Saturday, May 25, 2013

DNA: Full of Surprises

DNA is full of surprises, one of them being the radically different ways in which it can be used to express information. We think of DNA as a four-letter language (A,T,G,C), but some organisms choose to "speak" mostly G and C. Others avoid G and C, preferring instead to "speak" A and T. The question is, if DNA is fundamentally a four-letter language, why would some organisms want to limit themselves to dialects that use mostly just two letters?

The DNA of Clostridium botulinum (the botulism bug; a common soil inhabitant) is extraordinarily deficient in G and C: over 70% of its DNA is A and T. The soil bacterium Anaeromyxobacter dehalogenans, on the other hand, has DNA that's 74% G and C. Think of the constraints this puts on a coding system. Imagine that you want to store data using a four-letter alphabet, but you are required to use two of the four letters 74% of the time! Suddenly a two-bit-per-symbol encoding scheme (a four-letter code) starts to look and feel a lot more like a one-bit-per-symbol (two-letter) scheme.

What kinds of information are actually stored in DNA? Several kinds, but bottom line, DNA is primarily a system for specifying sequences of amino acids. The information is stored as three-letter "words" (GCA, ATG, TCG, etc.) called codons. There are 64 possible length-3 words in a system that uses a 4-letter alphabet. Fortunately, there are only 20 amino acids. I say "fortunately," because imagine if there were 64 different amino acids (as there might be in extra-terrestrial life, say) and they had to occur in roughly equal amounts in all proteins. Every possible codon would have to be used (in roughly equal numbers) and there would be no possibility of an organism like C. botulinum developing a "preference" for A or T in its DNA. It is precisely because only 20 codons out of a possible 64 need be used that organisms like C. botulinum (with a huge imbalance of AT vs. GC in its DNA) can exist.

As it happens, all organisms do tend to use all 64 possible codons, but they use them with vastly varying frequencies, giving rise to codon "dialects." (Note that the mapping of 64 codons onto 20 amino acids means some codons are necessarily synonymous. For example, there are four different codons for glycine and six for leucine.) You might expect that an organism like C. botulinum with mostly A and T in its DNA would "speak" in A- and T-rich codons. And you'd be right. Here's a chart showing which codons C. botulinum actually uses, and at what frequencies:


The green-highlighted codons are the ones C. botulinum uses preferentially (with the usage frequencies shown as precentages). As you can see, the most-often-used codons tend to contain a lot of A and/or T. Which is exactly what you'd expect, given that the organism's DNA is 72% A and T.

In theory, a 3-letter word in a 4-letter language can store six bits of information. But we know from information theory that the actual information content of a word depends on how often it's used. If I send you a 100-word e-mail that contains the question "Why?" repeated 100 times, you're not really receiving the same amount of information as would be in a 100-word e-mail that contains text in which no word appears twice.

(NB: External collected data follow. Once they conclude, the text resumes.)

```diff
@@ -455,6 +486,18 @@
     if (threadIdx.x == 32) s_qn = 0;
     if (threadIdx.x == 33) s_rn = 0;
     __syncthreads();
+    if (qt) {
+      for (unsigned j = threadIdx.x; j < n_b; j += THREADS) {
+        const double px = s_qtab[kQpx * pitch + j], py = s_qtab[kQpy * pitch + j], pz = s_qtab[kQpz * pitch + j];
+        double mx, my, mz;
+        iso_apply(s_X, px, py, pz, mx, my, mz);
+        s_qtab[kQx * pitch + j] = mx;
+        s_qtab[kQy * pitch + j] = my;
+        s_qtab[kQz * pitch + j] = mz;
+        if (it > 0 && A.memo_mode) s_qtab[kQmoved * pitch + j] = charged_move(s_Xp, px, py, pz, mx, my, mz);
+      }
+      __syncthreads();
+    }
     const bool last_round = (it == A.iters - 1);
     double c0 = 0.0, c1 = 0.0;
     long long t_begin = 0;
@@ -464,16 +507,30 @@
 
     int n_walked = 0, n_recs = 0;
     for (unsigned t0 = warp * 32; t0 < t_total; t0 += THREADS) {
-      unsigned k, q;
-      item_at(t0, k, q);
+      unsigned k, x;
+      item_at(t0, k, x);
       double v[kStage];
 #pragma unroll
       for (int i = 0; i < kStage; ++i) v[i] = 0.0;
       const unsigned t = t0 + lane;
       if (t < t_total) {
-        const Moving4 m = load_moving(A.moving + q);
+        unsigned q;
+        Moving4 m;
         double mx, my, mz;
-        iso_apply(s_X, m.px, m.py, m.pz, mx, my, mz);
+        if (qt) {
+          q = s_qleaf[x];
+          m.px = s_qtab[kQpx * pitch + x];
+          m.py = s_qtab[kQpy * pitch + x];
+          m.pz = s_qtab[kQpz * pitch + x];
+          m.ball = s_qtab[kQball * pitch + x];
+          mx = s_qtab[kQx * pitch + x];
+          my = s_qtab[kQy * pitch + x];
+          mz = s_qtab[kQz * pitch + x];
+        } else {
+          q = x;
+          m = load_moving(A.moving + q);
+          iso_apply(s_X, m.px, m.py, m.pz, mx, my, mz);
+        }
         int leaf = -1;
         Rec f;
         double ww = 0.0;
@@ -491,10 +548,7 @@
           }
           f = load_rec(A.model.recs + last);
           ww = __ldg(A.model.ww + last);
-          double bx, by, bz;
-          iso_apply(s_Xp, m.px, m.py, m.pz, bx, by, bz);
-          const double dx = mx - bx, dy = my - by, dz = mz - bz;
-          moved = 1.0001 * sqrt(dx * dx + dy * dy + dz * dz) + 1e-9 + 1e-12 * (fabs(mx) + fabs(my) + fabs(mz));
+          moved = qt ? s_qtab[kQmoved * pitch + x] : charged_move(s_Xp, m.px, m.py, m.pz, mx, my, mz);
           const double left = double(have) - moved;
           if (left > 0.0) {
             memo_margin[t] = __double2float_rd(left);
diff --git a/mad_icp_b200/engine.py b/mad_icp_b200/engine.py
--- a/mad_icp_b200/engine.py
+++ b/mad_icp_b200/engine.py
@@ -418,6 +418,12 @@
             mode = 2 if mode else 0
         check(capi.lib().madicp_debug_set_memo(self._h, int(mode)), "madicp_debug_set_memo")
 
+    def set_query_table(self, enable=True):
+        check(capi.lib().madicp_debug_set_query_table(self._h, int(bool(enable))), "madicp_debug_set_query_table")
+
+    def query_table_leaves(self):
+        return check(capi.lib().madicp_debug_query_table_leaves(self._h), "madicp_debug_query_table_leaves")
+
     def set_gn_grid(self, threads_per_cta=1024, ctas_per_sm=1):
         return check(capi.lib().madicp_set_gn_grid(self._h, threads_per_cta, ctas_per_sm))
 
```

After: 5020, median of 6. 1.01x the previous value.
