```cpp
typedef struct vog_lstm_step_args {
  const float* gx; const void* whh; const void* h_in; void* h_out; float* c;
  void* out16; const int64_t* lens; int Bn, T, R, step; vog_dtype dtype;
  int out_frag; int final_row0;
} vog_lstm_step_args;
int vog_bilstm_step(const vog_lstm_step_args* a, void* stream);
typedef struct vog_lstm_layer_args {
  const float* gxs; const void* whh; void* hx; uint32_t* sync; void* out16;
  const int64_t* lens; int Bn, T, R; vog_dtype dtype;
  int out_frag;
  const void* wih; const void* xa; const float* bias; int K;
  uint32_t* fault; int inject_stall;
  const float* gx_table; const int32_t* tok;
} vog_lstm_layer_args;
int vog_bilstm_layer_supported(int Bn, int R);
int vog_bilstm_fused_cols(void);
int64_t vog_bilstm_hx_bytes(int Bn, int T, int R);
int vog_bilstm_layer(const vog_lstm_layer_args* a, void* stream);

int vog_lstm_pack_whh(const float* whh_fwd, const float* whh_bwd, void* dst_host, int R, vog_dtype dtype);
int vog_lstm_pack_w(const float* w_fwd, const float* w_bwd, void* dst_host, int R, int K, vog_dtype dtype);

int vog_srl_argvec(const float* full, const int64_t* capture, const int64_t* inds_msk,
                   const float* w, const float* bias, float* lang,
                   int Bn, int T, int nsrl, int L, void* stream);

typedef struct vog_vislang_args {
  const float* vis; const float* lang; float* x32; void* x16;
  int n_vid, nfrm, nppf, nsrl, dv, dl; int lang_per_vid;
  int nc_v; vog_dtype dtype;
} vog_vislang_args;
int vog_vislang_layout(const vog_vislang_args* a, void* stream);

typedef struct vog_score_args {
  const float* h1; const float* w2; const float* b2;
  const int64_t* arg_msk; const int64_t* cmp_msk;
  float* outs; float* outs_eval;
  int n_vid, nfrm, nppf, nsrl, dh; int conc_type; int ncmp, nc_v, nvl, nfrm0, nppf0;
} vog_score_args;
int vog_score_head(const vog_score_args* a, void* stream);

typedef struct vog_predcmp_args {
  const float* final_hidden;
  const float* prop_seg;
  const float* w0; const float* b0; const float* w2; const float* b2;
  const float* outs;
  const int64_t* arg_msk; const int64_t* cmp_msk; const int64_t* verb_ind;
  float* vidf_outs; float* fin_scores_loss; float* fin_scores;
  int B, ncmp, nvl, nsrl, NP, nfrm0, nppf0, L, dp0, dps;
// ... 402 lines not shown
```

### vognet-pytorch_amd/csrc/lstm.hip

```cpp
#include <stdlib.h>
#include "lstm_dev.h"
#include "wpack_dev.h"
#include "pair_ids.h"

namespace vog {

__global__ void lstm_schedule_kernel(const int64_t* __restrict__ lens, int32_t* __restrict__ rows,
                                     int Bn, int T) {
  const int i = blockIdx.x * blockDim.x + threadIdx.x;
  if (i >= Bn * T) return;
  const int b = i / T, t = i % T;
  const int len = (int)lens[b];
  rows[i] = t < len ? t * Bn + b : -1;
  rows[Bn * T + i] = t < len ? T * Bn - 1 + (len - 1 - t) * Bn + b : -1;
}

const void* kid_lstm_layer_f16() { return reinterpret_cast<const void*>(lstm_layer_kernel<F16, 32>); }

int lstm_step_run(const vog_lstm_step_args* a, hipStream_t st) {
  VOG_CHECK_ARG(a && a->gx && a->whh && a->h_in && a->h_out && a->c && a->out16 && a->lens);
  VOG_CHECK_ARG(a->Bn > 0 && a->T > 0 && a->R > 0 && (a->R % 32) == 0 && a->step >= 0 && a->step < a->T);
  VOG_CHECK_ARG(a->h_in != a->h_out);
  LstmParams p{a->gx, (const unsigned short*)a->whh, (const unsigned short*)a->h_in,
               (unsigned short*)a->h_out, a->c, (unsigned short*)a->out16, a->lens,
               a->Bn, a->T, a->R, a->step, a->out_frag, a->final_row0, 0};
  static const int dbg = perf_env("VOG_LSTM_DEBUG") ? atoi(perf_env("VOG_LSTM_DEBUG")) : 0;
  p.debug = dbg;
  dim3 grid(ceil_div(a->R, 4), 2);
  VOG_DISPATCH_DTYPE(a->dtype, ::vog::launch((lstm_step_kernel<T16>), grid, dim3(256), 0, st, p));
  VOG_LAUNCH_CHECK();
  return 0;
}

}

extern "C" int vog_bilstm_step(const vog_lstm_step_args* a, void* stream) {
  return vog::lstm_step_run(a, (hipStream_t)stream);
}

extern "C" int vog_bilstm_layer_supported(int Bn, int R) {
  const int ks = R / 32;
  return Bn >= 1 && Bn <= 16 && R % 32 == 0 && R / 32 <= 64 && (ks == 1 || ks == 2 || ks == 4 || ks == 32);
}

extern "C" int vog_bilstm_fused_cols(void) { return 16 * vog::LstmLayerBody<vog::F16, 32>::NCT_MAX; }

extern "C" int64_t vog_bilstm_hx_bytes(int Bn, int T, int R) {
  if (Bn <= 0 || T <= 0 || R <= 0) return -1;
  return (int64_t)T * 2 * Bn * R * 2;
}

extern "C" int vog_bilstm_layer(const vog_lstm_layer_args* a, void* stream) {
  VOG_CHECK_ARG(a && (a->gxs || a->wih || a->gx_table) && a->whh && a->hx && a->sync && a->out16 && a->lens && a->T > 0);
  VOG_CHECK_ARG(!a->gx_table || (a->tok && a->Bn * a->T <= vog::LstmLayerBody<vog::F16, 32>::TOK_MAX));
  if (!vog_bilstm_layer_supported(a->Bn, a->R))
    VOG_FAIL(-1, "persistent BiLSTM layer: unsupported Bn=%d R=%d (use vog_bilstm_step)", a->Bn, a->R);
  vog::LstmLayerParams p{a->gxs, (const unsigned short*)a->whh, (unsigned short*)a->hx, a->sync,
                         (unsigned short*)a->out16, a->lens, a->Bn, a->T, a->R, a->out_frag,
                         (const unsigned short*)a->wih, (const unsigned short*)a->xa, a->bias, a->K,
                         a->fault, a->inject_stall, 0, a->gx_table, a->tok};
  if (const char* e = vog::perf_env("VOG_LSTM_HALF_PROJ")) p.half_proj = atoi(e);
  const bool fused = a->wih != nullptr && !a->gx_table;
  if (a->gx_table) p.wih = nullptr;
  if (fused) VOG_CHECK_ARG(a->xa && a->bias && a->K > 0 && (a->K % 256) == 0 && a->Bn * a->T <= vog_bilstm_fused_cols());
  dim3 grid(a->R / 32, 2);
  hipStream_t st = (hipStream_t)stream;
  size_t lds_extra = 0;
  if (const char* e = vog::perf_env("VOG_LSTM_LDS_EXTRA")) lds_extra = (size_t)atoi(e);
#define VOG_LAUNCH_LAYER(KS)                                                                          \
  VOG_DISPATCH_DTYPE(a->dtype, {                                                                      \
    auto kern = vog::lstm_layer_kernel<T16, KS>;                                                      \
    using Body = vog::LstmLayerBody<T16, KS>;                                                         \
    static bool attr_set = false;                                                                     \
    if (!attr_set) {                                                                                  \
      VOG_HIP(hipFuncSetAttribute(reinterpret_cast<const void*>(kern),                                \
                                  hipFuncAttributeMaxDynamicSharedMemorySize, 156 * 1024));          \
      attr_set = true;                                                                                \
    }                                                                                                 \
    ::vog::launch(kern, grid, dim3(512),                                                              \
                  (fused ? Body::lds_fused(a->Bn, a->Bn * a->T) : Body::lds_plain(a->Bn)) + lds_extra, st, p); \
  })
  switch (a->R / 32) {
    case 1: VOG_LAUNCH_LAYER(1); break;
    case 2: VOG_LAUNCH_LAYER(2); break;
    case 4: VOG_LAUNCH_LAYER(4); break;
    default: VOG_LAUNCH_LAYER(32); break;
  }
#undef VOG_LAUNCH_LAYER
  VOG_LAUNCH_CHECK();
  return 0;
}

extern "C" int vog_lstm_schedule(const int64_t* lens, int32_t* rows, int Bn, int T, void* stream) {
  VOG_CHECK_ARG(lens && rows && Bn > 0 && T > 0);
  ::vog::launch(vog::lstm_schedule_kernel, dim3(vog::ceil_div(Bn * T, 128)), dim3(128), 0,
                     (hipStream_t)stream, lens, rows, Bn, T);
  VOG_LAUNCH_CHECK();
  return 0;
}

extern "C" int vog_lstm_pack_whh(const float* whh_fwd, const float* whh_bwd, void* dst_host, int R,
                                 vog_dtype dtype) {
  return vog_lstm_pack_w(whh_fwd, whh_bwd, dst_host, R, R, dtype);
}

extern "C" int vog_lstm_pack_w(const float* whh_fwd, const float* whh_bwd, void* dst_host, int R, int K,
                               vog_dtype dtype) {
  VOG_CHECK_ARG(whh_fwd && whh_bwd && dst_host && R > 0 && (R % 4) == 0 && K > 0 && (K % 32) == 0);
  unsigned short* dst = (unsigned short*)dst_host;
  for (int64_t g = 0; g < (int64_t)8 * R * K / 8; ++g) {
    int n, k;
    vog::wpack_lstm_src(g, R, K, &n, &k);
    const float* src = (n < 4 * R ? whh_fwd : whh_bwd) + (int64_t)(n % (4 * R)) * K + k;
    unsigned short* d = dst + g * 8;
    for (int j = 0; j < 8; ++j) {
      if (dtype == VOG_BF16) {
        unsigned int u; memcpy(&u, &src[j], 4);
        u += 0x7fffu + ((u >> 16) & 1u);
        d[j] = (unsigned short)(u >> 16);
      } else {
        _Float16 h = (_Float16)src[j];
// ... 7 lines not shown
```

### vognet-pytorch_amd/csrc/lstm_dev.h

```cpp
#pragma once
#include "common.h"

namespace vog {

struct LstmParams {
  const float* gxs; const unsigned short* whh; const unsigned short* h_in; unsigned short* h_out;
  float* c; unsigned short* out16; const int64_t* lens;
  int Bn, T, R, step; int out_frag, final_row0; int debug;
};

__device__ __forceinline__ float sigm(float x) { return 1.0f / (1.0f + __expf(-x)); }
__device__ __forceinline__ float sigm_fast(float x) { return __builtin_amdgcn_rcpf(1.0f + __expf(-x)); }
__device__ __forceinline__ float tanh_fast(float x) {
  const float a = fabsf(x);
  const float e = __expf(-2.0f * a);
  const float t = (1.0f - e) * __builtin_amdgcn_rcpf(1.0f + e);
  return x < 0.f ? -t : t;
}
__device__ __forceinline__ float tanh_(float x) {
  const float a = fabsf(x);
  const float e = __expf(-2.0f * a);
  const float t = (1.0f - e) / (1.0f + e);
  return x < 0.f ? -t : t;
}
// ... 90 lines not shown
    VOG_TS(2);
  }
}

struct LstmLayerParams {
  const float* gxs; const unsigned short* whh; unsigned short* hx; unsigned int* sync;
  unsigned short* out16; const int64_t* lens; int Bn, T, R; int out_frag;
  const unsigned short* wih; const unsigned short* xa; const float* bias; int K;
  unsigned int* fault; int inject_stall;
  int half_proj;
  const float* gxtab; const int32_t* tok;
};

#define VOG_RLX_AGENT __ATOMIC_RELAXED, __HIP_MEMORY_SCOPE_AGENT
#define VOG_RLX_WG __ATOMIC_RELAXED, __HIP_MEMORY_SCOPE_WORKGROUP


__device__ __forceinline__ u32x4 load16_l2(const void* base, unsigned byte_off, unsigned bytes) {
  const __amdgpu_buffer_rsrc_t r = __builtin_amdgcn_make_buffer_rsrc(const_cast<void*>(base), 0, (int)bytes, 0x00020000);
  return __builtin_amdgcn_raw_buffer_load_b128(r, (int)byte_off, 0, 16 );
}
__device__ __forceinline__ bool has_unwritten(u32x4 v) {
  unsigned m = 0;
#pragma unroll
  for (int i = 0; i < 4; ++i) { const unsigned y = ~v[i]; m |= (y - 0x00010001u) & v[i] & 0x80008000u; }
  return m != 0;
}
__device__ __forceinline__ unsigned xcc_id() {
  unsigned x;
  asm volatile("s_getreg_b32 %0, hwreg(HW_REG_XCC_ID)" : "=s"(x));
  return x & 15u;
}
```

The average information content of a C. botulinum codon is easily calculated using the usage-frequencies shown above. (All you do is calculate -F * log2(F) for each codon and add up the results.) If you do the math, you find that C. botulinum uses an average of 5.217 bits per codon, about 13% short of the theoretical six bits available.

One might imagine that the more GC/AT-imbalanced an organism's DNA is, the more biased its codon preferences will be. This is exactly what we find if we plot codon entropy against genome G+C content for a range of organisms having DNA of various G+C contents.

Average codon entropy versus genome G+C content for 90 microorganisms.
In the above graph, you can see that when an organism's DNA is composed of equal amounts of the bases (G+C = 50%, A+T = 50%), the organism tends to use all codons more or less equally, and entropy approaches the theoretical limit of six bits per codon. But when an organism develops a particular "dialect" (of GC-rich DNA, or AT-rich DNA), it starts using a smaller and smaller codon vocabulary more and more intensively. This is what causes the curve to fall off sharply on either side of the graph.

If you have an observant eye, you may have noticed that the two halves of the graph are not symmetrical, even though they look symmetrical at first glance. (Organisms on the high-GC side are using slightly less entropy per codon than low-GC organisms, for a given amount of genome GC/AT skew.) If you're a biologist, you might want to think about why this is so. I'll return to the subject in a future post.